Most Health Insurance countries here in Australia offer the same service, and
then meta-provider iSelect also make it simple to compare and recommend where
you switch to.

Regarding business model, it's basically a question of loyalty. If we pay you
or one of our staff to help you switch, we want the pay-off to be revenue from
you for a long period of time. That's fine if combined with decent client
service or a loyalty program, but if you're just as crappy, and your industry
starts making switching easier, it will cost you in the long run. Not the
easiest way to get clients and make money.

------
8-bit_Blaster
FYI, this feature is only visible in the "Standard" AJAX version of Gmail...
The HTML version has no option for importing...

It's too bad this feature does not work on importing from one Gmail account to
another Gmail account. A few years ago I [accidently] got onto some e-mail
spammers list and have been getting spam mails ever since!

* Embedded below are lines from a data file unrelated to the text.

@@ -241,6 +245,46 @@
     return out
 
 
+class EnvAdjSeg:
+
+    __slots__ = ("Y", "ctr", "ggamma", "sf")
+
+    def __init__(self, Y: torch.Tensor, ctr: torch.Tensor, ggamma: torch.Tensor, sf: float):
+        self.Y, self.ctr, self.ggamma, self.sf = Y, ctr, ggamma, float(sf)
+
+    @property
+    def lmax(self) -> int:
+        return int(round(self.Y.shape[1] ** 0.5)) - 1
+
+    @property
+    def shape(self) -> Tuple[int, int]:
+        return (self.Y.shape[0], (self.lmax + 1) * self.ggamma.shape[2])
+
+    @property
+    def dtype(self) -> torch.dtype:
+        return self.ggamma.dtype
+
+
+class _AB2EnvSeg(C.Structure):
+    _fields_ = [("seg", C.c_int), ("lmax", C.c_int), ("U", C.c_int), ("Y", C.c_void_p), ("ctr", C.c_void_p), ("ggamma", C.c_void_p), ("sf", C.c_double)]
+
+
+def _env_desc(a_segs) -> Optional[_AB2EnvSeg]:
+    idx = [s for s, t in enumerate(a_segs) if isinstance(t, EnvAdjSeg)]
+    if not idx:
+        return None
+    if len(idx) > 1:
+        raise ValueError("allegro_b200: at most one computed env-adjoint segment per GEMM")
+    e = a_segs[idx[0]]
+    _ptr(e.ggamma)
+    return _AB2EnvSeg(idx[0], e.lmax, int(e.ggamma.shape[2]), _contig(e.Y, "Y").data_ptr(), _contig(e.ctr, "ctr").data_ptr(),
+                      _contig(e.ggamma, "ggamma").data_ptr(), e.sf)
+
+
+def env_seg_available(dtype: torch.dtype, lmax: int, U: int) -> bool:
+    return bool(load().ab2_env_seg_available(DTYPE_ENUM[dtype], lmax, U))
+
+
 def linear(
     a_segs: Sequence[torch.Tensor],
     W: torch.Tensor,
@@ -257,10 +301,15 @@
     K, N = W.shape
     dt = W.dtype
     na, no = len(a_segs), len(o_segs)
+    env = _env_desc(a_segs)
     a_ptr = (C.c_void_p * na)()
     a_ld = (C.c_int64 * na)()
     a_w = (C.c_int32 * na)()
     for s, t in enumerate(a_segs):
+        if isinstance(t, EnvAdjSeg):
+            assert t.dtype == dt and t.shape[0] == M
+            a_ptr[s], a_ld[s], a_w[s] = None, t.shape[1], t.shape[1]
+            continue
         t, ld = _row_strided(t, f"A segment {s}")
         assert t.dtype == dt and t.shape[0] == M
         a_ptr[s], a_ld[s], a_w[s] = t.data_ptr(), ld, t.shape[1]
@@ -294,6 +343,13 @@
         assert aux.dtype == dt
     args = (DTYPE_ENUM[dt], M, K, N, na, a_ptr, a_ld, a_w, x_ptr, x_ld, act, _ptr(_contig(W, "W")), _ptr(W_packed), no, o_ptr, o_ld, o_w, o_acc,
             epi, _ptr(aux), aux_ld, _stream())
+    if env is not None:
+        with _timed("linear", 1):
+            rc = load().ab2_linear_env(*args, nonlin, C.byref(env))
+        if rc == NOT_ELIGIBLE:
+            raise RuntimeError("allegro_b200: the tensor-core linear declined a computed env-adjoint segment (M=%d, K=%d, N=%d)" % (M, K, N))
+        _check(rc)
+        return
     with _timed("linear", 1):
         _check(load().ab2_linear(*args) if nonlin == NL_SILU else load().ab2_linear_nl(*args, nonlin))
 
@@ -318,10 +374,15 @@
     if W2_packed is None or (W1_packed is None and not rank1):
         return False
     na, no = len(a_segs), len(o_segs)
+    env = _env_desc(a_segs)
     a_ptr = (C.c_void_p * na)()
     a_ld = (C.c_int64 * na)()
     a_w = (C.c_int32 * na)()
     for s, t in enumerate(a_segs):
+        if isinstance(t, EnvAdjSeg):
+            assert t.dtype == dt and t.shape[0] == M
+            a_ptr[s], a_ld[s], a_w[s] = None, t.shape[1], t.shape[1]
+            continue
         t, ld = _row_strided(t, f"A segment {s}") if t.shape[1] > 1 else (t, int(t.stride(0)))
         assert t.dtype == dt and t.shape[0] == M
         a_ptr[s], a_ld[s], a_w[s] = t.data_ptr(), ld, t.shape[1]
@@ -342,7 +403,10 @@
     args = (DTYPE_ENUM[dt], int(backward), M, K, H, N, na, a_ptr, a_ld, a_w, _ptr(W1_packed), _ptr(W2_packed),
             _ptr(_contig(W1, "W1")) if rank1 else None, _ptr(pre), pre_ld, no, o_ptr, o_ld, o_w, o_acc, _stream())
     with timer:
-        rc = load().ab2_mlp2(*args) if nonlin == NL_SILU else load().ab2_mlp2_nl(*args, nonlin)
+        if env is not None:
+            rc = load().ab2_mlp2_env(*args, nonlin, C.byref(env))
+        else:
+            rc = load().ab2_mlp2(*args) if nonlin == NL_SILU else load().ab2_mlp2_nl(*args, nonlin)
     if rc == NOT_ELIGIBLE:
         timer.cancel()
         return False
@@ -422,11 +486,11 @@
     return out
 
 
-def env_bwd(dtype, lmax: int, U: int, ctr, Y, w: torch.Tensor, ggamma, sf: float, gw: torch.Tensor, gY: torch.Tensor, row_ptr=None):
+def env_bwd(dtype, lmax: int, U: int, ctr, Y, w: torch.Tensor, ggamma, sf: float, gw: Optional[torch.Tensor], gY: torch.Tensor, row_ptr=None):
     w, w_ld = _row_strided(w, "w")
-    gw, gw_ld = _row_strided(gw, "gw")
+    gw, gw_ld = _row_strided(gw, "gw") if gw is not None else (None, 0)
     E = Y.shape[0]
-    with _timed("env_bwd", 1):
+    with _timed("env_bwd" if gw is not None else "env_bwd_gy", 1):
         _check(
             load().ab2_env_bwd(
                 DTYPE_ENUM[dtype], lmax, ggamma.shape[0], E, U, _ptr(row_ptr), _ptr(ctr), _ptr(_contig(Y, "Y")), _ptr(w), w_ld,
diff --git a/allegro_b200/csrc/env.cu b/allegro_b200/csrc/env.cu
--- a/allegro_b200/csrc/env.cu
+++ b/allegro_b200/csrc/env.cu
@@ -167,12 +167,13 @@
                            const void* w, int64_t w_ld, const void* ggamma, double sf, void* gw, int64_t gw_ld, void* gY,
                            void* stream) {
     if (E == 0) return 0;
-    AB2_CHECK_ARG(ctr && Y && w && ggamma && gw && gY && U > 0, "null pointer / U");
+    AB2_CHECK_ARG(ctr && Y && w && ggamma && gY && U > 0, "null pointer / U");
     cudaStream_t st = (cudaStream_t)stream;
     if (g_ab2_opt_tp_fast && ab2_env_bwd_stream(dtype, lmax, N, E, U, ctr, Y, w, w_ld, ggamma, sf, gw, gw_ld, gY, st) == 0) {
         AB2_CUDA_LAUNCH_CHECK();
         return 0;
     }
+    AB2_CHECK_ARG(gw, "gw == NULL needs the streaming env adjoint (fp32 / bf16, lmax 1-2, U <= 32 or 64, w and gw dense)");
     if (g_ab2_opt_tp_fast && row_ptr && lmax <= 3) {
         const int opt = g_ab2_opt_env_split ? g_ab2_opt_env_split : (U > 32 && dtype != AB2_F64 ? 4 : 1);
         const int split = opt >= 4 ? 4 : opt >= 2 ? 2 : 1;
diff --git a/allegro_b200/csrc/env_stream.cu b/allegro_b200/csrc/env_stream.cu
--- a/allegro_b200/csrc/env_stream.cu
+++ b/allegro_b200/csrc/env_stream.cu
@@ -18,7 +18,7 @@
     void* gY;
 };
 
-template <typename TAct, int LMAX, int NCH, int UT, int TE, int NS, int NCW>
+template <typename TAct, int LMAX, int NCH, int UT, int TE, int NS, int NCW, bool GW>
 __global__ void __launch_bounds__((NCW + 1) * 32) env_bwd_stream_kernel(const EnvParams p) {
     constexpr int D = (LMAX + 1) * (LMAX + 1), N_IR = LMAX + 1;
     constexpr int YP = (D + 3) / 4 * 4;
@@ -120,7 +120,7 @@
                         gwl = fmaf(Yr[j], gg[q][j], gwl);
                         part[j] = fmaf(wl, gg[q][j], part[j]);
                     }
-                    if (live) gw_row[l * U + q * 32] = from_acc<TAct>(gwl);
+                    if (GW && live) gw_row[l * U + q * 32] = from_acc<TAct>(gwl);
                 }
             }
             float* __restrict__ gy = (float*)p.gY + (int64_t)(za + t) * D;
@@ -152,11 +152,11 @@
     }
 }
 
-template <typename TAct, int LMAX, int NCH, int UT>
+template <typename TAct, int LMAX, int NCH, int UT, bool GW>
 int launch(const EnvParams& p, cudaStream_t st) {
     constexpr int TE = 16, NS = 3, NCW = 4;
     constexpr int D = (LMAX + 1) * (LMAX + 1), N_IR = LMAX + 1, YP = (D + 3) / 4 * 4;
-    auto kern = env_bwd_stream_kernel<TAct, LMAX, NCH, UT, TE, NS, NCW>;
+    auto kern = env_bwd_stream_kernel<TAct, LMAX, NCH, UT, TE, NS, NCW, GW>;
     const int offY = (TE * N_IR * p.U * (int)sizeof(TAct) + 127) & ~127;
     const int stage_bytes = offY + ((TE * YP * 4 + 127) & ~127) + ((TE * 4 + 127) & ~127);
     const int smem = 128 + NS * stage_bytes;
@@ -185,12 +185,17 @@
     return 0;
 }
 
+template <typename TAct, int LMAX, bool GW>
+int launch_u(const EnvParams& p, cudaStream_t st) {
+    if (p.U == 32) return launch<TAct, LMAX, 1, 32, GW>(p, st);
+    if (p.U < 32) return launch<TAct, LMAX, 1, 0, GW>(p, st);
+    if (p.U == 64) return launch<TAct, LMAX, 2, 64, GW>(p, st);
+    return -1;
+}
+
 template <typename TAct, int LMAX>
-int launch_u(const EnvParams& p, cudaStream_t st) {
-    if (p.U == 32) return launch<TAct, LMAX, 1, 32>(p, st);
-    if (p.U < 32) return launch<TAct, LMAX, 1, 0>(p, st);
-    if (p.U == 64) return launch<TAct, LMAX, 2, 64>(p, st);
-    return -1;
+int launch_gw(const EnvParams& p, cudaStream_t st) {
+    return p.gw ? launch_u<TAct, LMAX, true>(p, st) : launch_u<TAct, LMAX, false>(p, st);
 }
 
 }
@@ -200,10 +205,10 @@
     if (!g_ab2_opt_env_stream || dtype == AB2_F64 || lmax < 1 || lmax > 2 || E <= 0 || E >= ((int64_t)1 << 31)) return -1;
     const int esz = dtype == AB2_F32 ? 4 : 2;
     const int n_ir = lmax + 1;
-    if ((U * esz) % 16 != 0 || w_ld != (int64_t)n_ir * U || gw_ld != (int64_t)n_ir * U) return -1;
+    if ((U * esz) % 16 != 0 || w_ld != (int64_t)n_ir * U || (gw && gw_ld != (int64_t)n_ir * U)) return -1;
     if ((reinterpret_cast<uintptr_t>(w) & 15) != 0) return -1;
     EnvParams p;
     p.N = N; p.E = E; p.U = U; p.ctr = ctr; p.Y = Y; p.w = w; p.ggamma = ggamma; p.sf = (float)sf; p.gw = gw; p.gY = gY;
-    if (dtype == AB2_F32) return lmax == 2 ? launch_u<float, 2>(p, st) : launch_u<float, 1>(p, st);
-    return lmax == 2 ? launch_u<bf16, 2>(p, st) : launch_u<bf16, 1>(p, st);
-}
+    if (dtype == AB2_F32) return lmax == 2 ? launch_gw<float, 2>(p, st) : launch_gw<float, 1>(p, st);
+    return lmax == 2 ? launch_gw<bf16, 2>(p, st) : launch_gw<bf16, 1>(p, st);
+}
diff --git a/allegro_b200/csrc/linear.cu b/allegro_b200/csrc/linear.cu
--- a/allegro_b200/csrc/linear.cu
+++ b/allegro_b200/csrc/linear.cu
@@ -121,13 +121,14 @@
 
 int ab2_linear_tc_try(int dtype, int64_t M, int K, int N, int n_a, const void* const* a_ptr, const int64_t* a_ld,
                       const int32_t* a_width, const void* const* a_aux, const int64_t* a_aux_ld, int act, const void* Wpacked, int n_o, void* const* o_ptr, const int64_t* o_ld,
-                      const int32_t* o_width, const int32_t* o_accum, int epi, const void* aux, int64_t aux_ld, cudaStream_t st, int nonlin);
+                      const int32_t* o_width, const int32_t* o_accum, int epi, const void* aux, int64_t aux_ld, cudaStream_t st, int nonlin,
+                      const AB2EnvSeg* env);
 
-extern "C" int ab2_linear_nl(int dtype, int64_t M, int K, int N, int n_a, const void* const* a_ptr, const int64_t* a_ld,
-                          const int32_t* a_width, const void* const* a_aux, const int64_t* a_aux_ld, int act, const void* W,
-                          const void* Wpacked, int n_o, void* const* o_ptr,
-                          const int64_t* o_ld, const int32_t* o_width, const int32_t* o_accum, int epi, const void* aux,
-                          int64_t aux_ld, void* stream, int nonlin) {
+extern "C" int ab2_linear_env(int dtype, int64_t M, int K, int N, int n_a, const void* const* a_ptr, const int64_t* a_ld,
+                              const int32_t* a_width, const void* const* a_aux, const int64_t* a_aux_ld, int act, const void* W,
+                              const void* Wpacked, int n_o, void* const* o_ptr,
+                              const int64_t* o_ld, const int32_t* o_width, const int32_t* o_accum, int epi, const void* aux,
+                              int64_t aux_ld, void* stream, int nonlin, const AB2EnvSeg* env) {
     AB2_CHECK_ARG(nonlin == AB2_NL_SILU || nonlin == AB2_NL_MISH || nonlin == AB2_NL_GELU, "nonlinearity");
     if (M == 0) return 0;
     AB2_CHECK_ARG(n_a >= 1 && n_a <= AB2_MAX_SEG && n_o >= 1 && n_o <= AB2_MAX_SEG, "segment count");
@@ -138,7 +139,8 @@
     p.M = M; p.K = K; p.N = N; p.n_a = n_a; p.act = act; p.W = W; p.n_o = n_o; p.epi = epi; p.aux = aux; p.aux_ld = aux_ld;
     int ks = 0, ns = 0;
     for (int s = 0; s < n_a; ++s) {
-        AB2_CHECK_ARG(a_ptr[s] && a_width[s] > 0 && a_ld[s] >= a_width[s], "A segment");
+        const bool computed = env && s == env->seg;
+        AB2_CHECK_ARG((a_ptr[s] || computed) && a_width[s] > 0 && (a_ld[s] >= a_width[s] || computed), "A segment");
         p.a[s].ptr = a_ptr[s]; p.a[s].ld = a_ld[s]; p.a[s].width = a_width[s]; ks += a_width[s];
         p.a[s].aux = a_aux ? a_aux[s] : nullptr;
         p.a[s].aux_ld = (a_aux && a_aux_ld) ? a_aux_ld[s] : 0;
@@ -152,12 +154,13 @@
     AB2_CHECK_ARG(ns == N, "output segment widths must sum to N");
     cudaStream_t st = (cudaStream_t)stream;
     const int tc = Wpacked ? ab2_linear_tc_try(dtype, M, K, N, n_a, a_ptr, a_ld, a_width, a_aux, a_aux_ld, act, Wpacked, n_o, o_ptr, o_ld, o_width,
-                                               o_accum, epi, aux, aux_ld, st, nonlin)
+                                               o_accum, epi, aux, aux_ld, st, nonlin, env)
                            : -1;
     if (tc == 0) {
         AB2_CUDA_LAUNCH_CHECK();
         return 0;
     }
+    if (tc < 0 && env) return AB2_NOT_ELIGIBLE;
     if (tc > 0) {
         ab2_set_error("%s:%d: tensor-core linear: a column slice failed to launch (K=%d, N=%d)", __FILE__, __LINE__, K, N);
         return 2;
@@ -168,6 +171,15 @@
     return 0;
 }
 
+extern "C" int ab2_linear_nl(int dtype, int64_t M, int K, int N, int n_a, const void* const* a_ptr, const int64_t* a_ld,
+                             const int32_t* a_width, const void* const* a_aux, const int64_t* a_aux_ld, int act, const void* W,
+                             const void* Wpacked, int n_o, void* const* o_ptr,
+                             const int64_t* o_ld, const int32_t* o_width, const int32_t* o_accum, int epi, const void* aux,
+                             int64_t aux_ld, void* stream, int nonlin) {
+    return ab2_linear_env(dtype, M, K, N, n_a, a_ptr, a_ld, a_width, a_aux, a_aux_ld, act, W, Wpacked, n_o, o_ptr, o_ld, o_width, o_accum, epi, aux,
+                          aux_ld, stream, nonlin, nullptr);
+}
+
 extern "C" int ab2_linear(int dtype, int64_t M, int K, int N, int n_a, const void* const* a_ptr, const int64_t* a_ld,
                           const int32_t* a_width, const void* const* a_aux, const int64_t* a_aux_ld, int act, const void* W,
                           const void* Wpacked, int n_o, void* const* o_ptr,
diff --git a/allegro_b200/csrc/linear_tc.cu b/allegro_b200/csrc/linear_tc.cu
--- a/allegro_b200/csrc/linear_tc.cu
+++ b/allegro_b200/csrc/linear_tc.cu
@@ -7,6 +7,7 @@
 extern int g_ab2_opt_linear_tc;
 extern int g_ab2_opt_linear_tma;
 extern int g_ab2_opt_tc_debug;
+extern int g_ab2_opt_tp_fast, g_ab2_opt_env_stream;
 
 namespace {
 
@@ -34,6 +35,15 @@
     int accum;
     const void* aux;
     int64_t aux_ld;
+};
+
+struct TcEnv {
+    const float* Y;
+    const int32_t* ctr;
+    const float* gg;
+    float sf;
+    int D, U;
+    int seg;
 };
 
 struct TcParams {
@@ -54,6 +64,7 @@
     int debug;
     int raw_depth;
     int has_aux;
+    TcEnv env;
 };
 
 struct KEnt {
@@ -723,13 +734,14 @@
     fence_barrier_init();
 }
 
+template <bool ENV = false>
 __device__ __forceinline__ int4 tma_kseg_entry(const TcParams& p, int i) {
     int kk = i * KC;
     int4 ent = make_int4(-1, 0, 0, 0);
 #pragma unroll
     for (int sgi = 0; sgi < AB2_MAX_SEG; ++sgi) {
         if (sgi < p.n_a && ent.x < 0 && kk < p.K) {
-            if (kk < p.a[sgi].width) ent = make_int4(sgi, kk, p.a[sgi].aux ? 1 : 0, 0);
+            if (kk < p.a[sgi].width) ent = make_int4(sgi, kk, p.a[sgi].aux ? 1 : 0, (ENV && sgi == p.env.seg) ? 1 : 0);
             kk -= p.a[sgi].width;
         }
     }
@@ -745,7 +757,61 @@
     for (int e = threadIdx.x; e < w_half / 16; e += NTHREADS) dl[e] = __ldg(srcl + e);
 }
 
-template <int G, int NL>
+constexpr int ENV_Y_OFF = BM * 4;
+__device__ __forceinline__ void env_stage_rows(const TcEnv& e, int64_t M, int64_t row0, uint32_t dst, uint32_t bar, int t, int nt) {
+    const int rows = (M - row0) < BM ? (int)(M - row0) : BM;
+    for (int r = t; r < rows; r += nt) cp_async4(dst + 4u * r, e.ctr + row0 + r);
+    const float* ys = e.Y + row0 * e.D;
+    for (int k = t; k < rows * e.D; k += nt) cp_async4(dst + ENV_Y_OFF + 4u * k, ys + k);
+    asm volatile("cp.async.mbarrier.arrive.shared::cta.b64 [%0];" ::"r"(bar) : "memory");
+}
+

I'd love to be able to migrate all my old Gmail e-mails to a new account
(including my RSS feeds and stars from Google Reader). Maybe someday?

------
petercooper
I've been trying to get my wife to switch from Hotmail to Gmail for years and
I was excited by this development, but.. it doesn't help with the e-mail
forwarding problem, alas :( There are some workarounds but they either involve
money or third parties.

Of course, Microsoft is smart enough to realize that if they made forwarding
available for free, there'd be a major exodus ;-)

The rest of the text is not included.